-- TASK INSTRUCTIONS --
Retype the data in its entirety, with no word changed.

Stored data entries
mitgcm_amd/_lib.py:

```python
import ctypes
import os

HERE = os.path.dirname(os.path.abspath(__file__))
LIBPATH = os.environ.get("MGCM_LIB") or os.path.join(HERE, "libmitgcm_amd.so")
_lib = None


class MgcmError(RuntimeError):
    pass


def lib():
    global _lib
    if _lib is not None:
        return _lib
    if not os.path.exists(LIBPATH):
        raise MgcmError("libmitgcm_amd.so not built (run __graft_entry__.build() or "
                        "python mitgcm_amd/build.py): the MI355X path has no CPU fallback")
    L = ctypes.CDLL(LIBPATH)
    vp, ci, cd, cs, cl = ctypes.c_void_p, ctypes.c_int, ctypes.c_double, ctypes.c_char_p, ctypes.c_long
    PD, PI, PL = ctypes.POINTER(cd), ctypes.POINTER(ci), ctypes.POINTER(cl)
    sig = {
        "mgcm_create": (vp, [ci] * 8),
        "mgcm_destroy": (None, [vp]),
        "mgcm_last_error": (cs, []),
        "mgcm_set_param": (ci, [vp, cs, cd]),
        "mgcm_set_iter": (ci, [vp, ci]),
        "mgcm_add_iter": (ci, [vp, ci]),
        "mgcm_exch2_maps": (ci, [ci] * 6 + [PI] * 16 + [ci] + [PL] * 5),
        "mgcm_tracer_parity": (ci, [vp, ci]),
        "mgcm_ptracers_alloc": (ci, [vp, ci]),
        "mgcm_ptracers_count": (ci, [vp]),
        "mgcm_ptracer_param": (ci, [vp, ci, cs, cd]),
        "mgcm_ptracer_param_get": (cd, [vp, ci, cs]),
        "mgcm_get_param": (cd, [vp, cs]),
        "mgcm_put": (ci, [vp, cs, PD, cl]),
        "mgcm_put_async": (ci, [vp, cs, PD, cl]),
        "mgcm_put_batch_async": (ci, [vp, ctypes.c_int, ctypes.POINTER(cs), ctypes.POINTER(PD), ctypes.POINTER(cl)]),
        "mgcm_get": (ci, [vp, cs, PD, cl]),
        "mgcm_device_ptr": (vp, [vp, cs]),
        "mgcm_set_halo_map": (ci, [vp, PL, cl]),
        "mgcm_set_uv_map": (ci, [vp, PL, PL, PL, PL, PI, PI, cl]),
        "mgcm_init": (ci, [vp]),
        "mgcm_dynamics": (ci, [vp]),
        "mgcm_thermodynamics": (ci, [vp]),
        "mgcm_prepare": (ci, [vp]),
        "mgcm_solve_for_pressure": (ci, [vp]),
        "mgcm_momentum_correction_step": (ci, [vp]),
        "mgcm_integr_continuity": (ci, [vp]),
        "mgcm_blocking_exchanges": (ci, [vp]),
        "mgcm_forward_step": (ci, [vp, ci]),
        "mgcm_sync": (ci, [vp]),
        "mgcm_cg2d": (ci, [vp, PD, PD, PD, PD, PD, PI, PI]),
        "mgcm_cg2d_sum_plan": (ci, [vp, PI, cl, PI, PI, PI]),
        "mgcm_solve_stats": (ci, [vp, ci, PD, PD, PI, PD]),
        "mgcm_solve_minres": (ci, [vp, ci, PD, PI]),
        "mgcm_stream_triad": (ci, [ci, cl, ci, PD]),
        "mgcm_solve_history": (ci, [vp, ci, PI, PD, PD]),
        "mgcm_monitor": (ci, [vp, PD]),
        "mgcm_kernel_ms": (cd, [vp, cs, PI]),
        "mgcm_kernel_timing": (None, [vp, ci]),
        "mgcm_set_tile_range": (ci, [vp, ci, ci]),
        "mgcm_set_stream": (ci, [vp, vp]),
        "mgcm_exchange_nfields": (ci, [vp]),
        "mgcm_halo_pack": (ci, [vp, vp, cl, vp, ci]),
        "mgcm_halo_pack_group": (ci, [vp, ci, vp, cl, vp, ci]),
        "mgcm_exchange_nfields_group": (ci, [vp, ci]),
        "mgcm_stream_handoff": (ci, [vp, vp, ci]),
        "mgcm_begin_steps": (ci, [vp]),
        "mgcm_end_steps": (ci, [vp, ci]),
        "mgcm_cg2d_shared_bytes": (ci, [vp]),
        "mgcm_cg2d_shared_export": (ci, [vp, vp]),
        "mgcm_cg2d_shared_import": (ci, [vp, vp]),
        "mgcm_tile_copy": (ci, [vp, cs, ci, ci, vp, ci]),
        "mgcm_step_phase": (ci, [vp, ci]),
        "mgcm_cg2d_op": (ci, [vp, ci, cd, vp]),
        "mgcm_cg2d_record": (ci, [vp, cd, cd, cd, cd, ci, cd, ci]),
        "mgcm_field_pack": (ci, [vp, cs, vp, cl, vp, ci]),
        "mgcm_exchange_field": (ci, [vp, cs]),
        "mgcm_oceanic_phys": (ci, [vp]),
        "mgcm_tracer_step": (ci, [vp]),
        "mgcm_stagger_exchanges": (ci, [vp]),
        "mgcm_exchange_host": (ci, [vp, PD, PD, ci, ci, ci]),
        "mgcm_field_count": (cl, [vp, cs]),
        "mgcm_param_name": (cs, [ci]),
        "mgcm_update_r_star": (ci, [vp]),
        "mgcm_calc_r_star": (ci, [vp]),
        "mgcm_get_stream": (vp, [vp]),
        "mgcm_halo_sources": (cl, [vp, ci, ci, PL, cl]),
        "mgcm_cg2d_tiles": (ci, [vp, ci, ci]),
        "mgcm_cg2d_share": (ci, [vp, vp]),
        "ini_cg2d_amd_": (None, [PI] * 6 + [PD] * 8 + [PI]),
        "cg2d_amd_": (None, [PD, PD, PD, PD, PD, PI, PI, PI]),
    }
    for name, (res, args) in sig.items():
        fn = getattr(L, name)
        fn.restype = res
        fn.argtypes = args
    _lib = L
    return L
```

-- TASK RESPONSE --
mitgcm_amd/_lib.py:

```python
import ctypes
import os

HERE = os.path.dirname(os.path.abspath(__file__))
LIBPATH = os.environ.get("MGCM_LIB") or os.path.join(HERE, "libmitgcm_amd.so")
_lib = None


class MgcmError(RuntimeError):
    pass


def lib():
    global _lib
    if _lib is not None:
        return _lib
    if not os.path.exists(LIBPATH):
        raise MgcmError("libmitgcm_amd.so not built (run __graft_entry__.build() or "
                        "python mitgcm_amd/build.py): the MI355X path has no CPU fallback")
    L = ctypes.CDLL(LIBPATH)
    vp, ci, cd, cs, cl = ctypes.c_void_p, ctypes.c_int, ctypes.c_double, ctypes.c_char_p, ctypes.c_long
    PD, PI, PL = ctypes.POINTER(cd), ctypes.POINTER(ci), ctypes.POINTER(cl)
    sig = {
        "mgcm_create": (vp, [ci] * 8),
        "mgcm_destroy": (None, [vp]),
        "mgcm_last_error": (cs, []),
        "mgcm_set_param": (ci, [vp, cs, cd]),
        "mgcm_set_iter": (ci, [vp, ci]),
        "mgcm_add_iter": (ci, [vp, ci]),
        "mgcm_exch2_maps": (ci, [ci] * 6 + [PI] * 16 + [ci] + [PL] * 5),
        "mgcm_tracer_parity": (ci, [vp, ci]),
        "mgcm_ptracers_alloc": (ci, [vp, ci]),
        "mgcm_ptracers_count": (ci, [vp]),
        "mgcm_ptracer_param": (ci, [vp, ci, cs, cd]),
        "mgcm_ptracer_param_get": (cd, [vp, ci, cs]),
        "mgcm_get_param": (cd, [vp, cs]),
        "mgcm_put": (ci, [vp, cs, PD, cl]),
        "mgcm_put_async": (ci, [vp, cs, PD, cl]),
        "mgcm_put_batch_async": (ci, [vp, ctypes.c_int, ctypes.POINTER(cs), ctypes.POINTER(PD), ctypes.POINTER(cl)]),
        "mgcm_get": (ci, [vp, cs, PD, cl]),
        "mgcm_device_ptr": (vp, [vp, cs]),
        "mgcm_set_halo_map": (ci, [vp, PL, cl]),
        "mgcm_set_uv_map": (ci, [vp, PL, PL, PL, PL, PI, PI, cl]),
        "mgcm_init": (ci, [vp]),
        "mgcm_dynamics": (ci, [vp]),
        "mgcm_thermodynamics": (ci, [vp]),
        "mgcm_prepare": (ci, [vp]),
        "mgcm_solve_for_pressure": (ci, [vp]),
        "mgcm_momentum_correction_step": (ci, [vp]),
        "mgcm_integr_continuity": (ci, [vp]),
        "mgcm_blocking_exchanges": (ci, [vp]),
        "mgcm_forward_step": (ci, [vp, ci]),
        "mgcm_sync": (ci, [vp]),
        "mgcm_cg2d": (ci, [vp, PD, PD, PD, PD, PD, PI, PI]),
        "mgcm_cg2d_sum_plan": (ci, [vp, PI, cl, PI, PI, PI]),
        "mgcm_solve_stats": (ci, [vp, ci, PD, PD, PI, PD]),
        "mgcm_solve_minres": (ci, [vp, ci, PD, PI]),
        "mgcm_stream_triad": (ci, [ci, cl, ci, PD]),
        "mgcm_solve_history": (ci, [vp, ci, PI, PD, PD]),
        "mgcm_monitor": (ci, [vp, PD]),
        "mgcm_kernel_ms": (cd, [vp, cs, PI]),
        "mgcm_kernel_timing": (None, [vp, ci]),
        "mgcm_set_tile_range": (ci, [vp, ci, ci]),
        "mgcm_set_stream": (ci, [vp, vp]),
        "mgcm_exchange_nfields": (ci, [vp]),
        "mgcm_halo_pack": (ci, [vp, vp, cl, vp, ci]),
        "mgcm_halo_pack_group": (ci, [vp, ci, vp, cl, vp, ci]),
        "mgcm_exchange_nfields_group": (ci, [vp, ci]),
        "mgcm_stream_handoff": (ci, [vp, vp, ci]),
        "mgcm_begin_steps": (ci, [vp]),
        "mgcm_end_steps": (ci, [vp, ci]),
        "mgcm_cg2d_shared_bytes": (ci, [vp]),
        "mgcm_cg2d_shared_export": (ci, [vp, vp]),
        "mgcm_cg2d_shared_import": (ci, [vp, vp]),
        "mgcm_tile_copy": (ci, [vp, cs, ci, ci, vp, ci]),
        "mgcm_step_phase": (ci, [vp, ci]),
        "mgcm_cg2d_op": (ci, [vp, ci, cd, vp]),
        "mgcm_cg2d_record": (ci, [vp, cd, cd, cd, cd, ci, cd, ci]),
        "mgcm_field_pack": (ci, [vp, cs, vp, cl, vp, ci]),
        "mgcm_exchange_field": (ci, [vp, cs]),
        "mgcm_oceanic_phys": (ci, [vp]),
        "mgcm_tracer_step": (ci, [vp]),
        "mgcm_stagger_exchanges": (ci, [vp]),
        "mgcm_exchange_host": (ci, [vp, PD, PD, ci, ci, ci]),
        "mgcm_field_count": (cl, [vp, cs]),
        "mgcm_param_name": (cs, [ci]),
        "mgcm_update_r_star": (ci, [vp]),
        "mgcm_calc_r_star": (ci, [vp]),
        "mgcm_get_stream": (vp, [vp]),
        "mgcm_halo_sources": (cl, [vp, ci, ci, PL, cl]),
        "mgcm_cg2d_tiles": (ci, [vp, ci, ci]),
        "mgcm_cg2d_share": (ci, [vp, vp]),
        "ini_cg2d_amd_": (None, [PI] * 6 + [PD] * 8 + [PI]),
        "cg2d_amd_": (None, [PD, PD, PD, PD, PD, PI, PI, PI]),
    }
    for name, (res, args) in sig.items():
        fn = getattr(L, name)
        fn.restype = res
        fn.argtypes = args
    _lib = L
    return L
```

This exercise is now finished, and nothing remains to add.